(Supplied entries)

template <int WIDTH, int S1, bool DIFFUSE>
__global__ void __launch_bounds__(SHADE_THREADS)
shade_fwd_kernel(const float* __restrict__ feat, int C, int c_view0, int n_view, const float* __restrict__ emb, int E,
                 const int64_t* __restrict__ ray_id, int64_t M_cap, const int64_t* __restrict__ m_dev, const float* __restrict__ W1,
                 const float* __restrict__ b1, const float* __restrict__ W2, const float* __restrict__ b2,
                 const float* __restrict__ W3, const float* __restrict__ b3, int D_in, float* __restrict__ rgb,
                 float* __restrict__ H1, float* __restrict__ H2, unsigned long long* __restrict__ masks, int experiment) {
  const int64_t M = m_dev ? (*m_dev < M_cap ? *m_dev : M_cap) : M_cap;
  constexpr int T = WIDTH / 32;
  __shared__ ShadeLds<WIDTH, S1> L;
  __shared__ __attribute__((aligned(16))) float s_stage[SHADE_WAVES][32 * SHADE_STAGE_STRIDE];
  shade_load_weights<WIDTH, S1>(L, W1, b1, W2, b2, W3, b3, D_in);
  __syncthreads();
  const int lane = threadIdx.x & 63, h = lane >> 5;
  float* stage = s_stage[threadIdx.x >> 6];
  const int64_t n_tiles = (M + 31) / 32;
  const int64_t gw = (int64_t)blockIdx.x * (blockDim.x >> 6) + (threadIdx.x >> 6);
  const int64_t nw = (int64_t)gridDim.x * (blockDim.x >> 6);
  for (int64_t tile = gw; tile < n_tiles; tile += nw) {
    const int64_t row = tile * 32 + (lane & 31);
    const bool valid = row < M;
    const int64_t rowc = valid ? row : (M - 1);
    float x[S1];
    if (experiment & 16) { for (int s = 0; s < S1; ++s) x[s] = 0.01f * (float)(lane + s); }
    else shade_load_x<S1>(feat, C, c_view0, n_view, emb, E, rowc, ray_id[rowc], lane, x);
    f32x16 acc1[T];
    float z[3];
    const int rows_valid = (int)(M - tile * 32 < 32 ? M - tile * 32 : 32);
    unsigned long long mask2;
    shade_tile_forward<WIDTH, S1>(L, x, lane, acc1, z, (H1 != nullptr && !(experiment & 32)) ? (H2 + tile * 32 * WIDTH) : nullptr,
                                  stage, rows_valid, mask2);
    if (valid) {
      if (h == 0) {
#pragma unroll
        for (int c = 0; c < 3; ++c) {
          const float zz = DIFFUSE ? z[c] + feat[row * C + c] : z[c];
          rgb[row * 3 + c] = 1.0f / (1.0f + expf(-zz));
        }
      }
      if (H1 != nullptr) {
        unsigned long long mask1 = 0ull;
#pragma unroll
        for (int t = 0; t < T; ++t) {
#pragma unroll
          for (int r = 0; r < 16; ++r) mask1 |= (unsigned long long)dvgo_relu_bit(acc1[t][r]) << (16 * t + r);
        }
        masks[(row * 2 + 0) * 2 + h] = mask1;
        masks[(row * 2 + 1) * 2 + h] = mask2;
      }
    }
    if (H1 != nullptr && !(experiment & 32)) {
#pragma unroll
      for (int t = 0; t < T; ++t) shade_store_tile(stage, acc1[t], H1 + tile * 32 * WIDTH + 32 * t, WIDTH, lane, rows_valid);
    }
  }
}

template <int WIDTH>
struct ShadeBwdLds {
  static constexpr int T = WIDTH / 32;
  float w2ta[T][T][16][64];
  float w1ta[T][16][64];
  float w3p[3][2][T * 16];
};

(End Supplied entries)

Every line containing the string "nullptr" is required; copy each such line from the data.

• [Your solution]:
    shade_tile_forward<WIDTH, S1>(L, x, lane, acc1, z, (H1 != nullptr && !(experiment & 32)) ? (H2 + tile * 32 * WIDTH) : nullptr,
      if (H1 != nullptr) {
    if (H1 != nullptr && !(experiment & 32)) {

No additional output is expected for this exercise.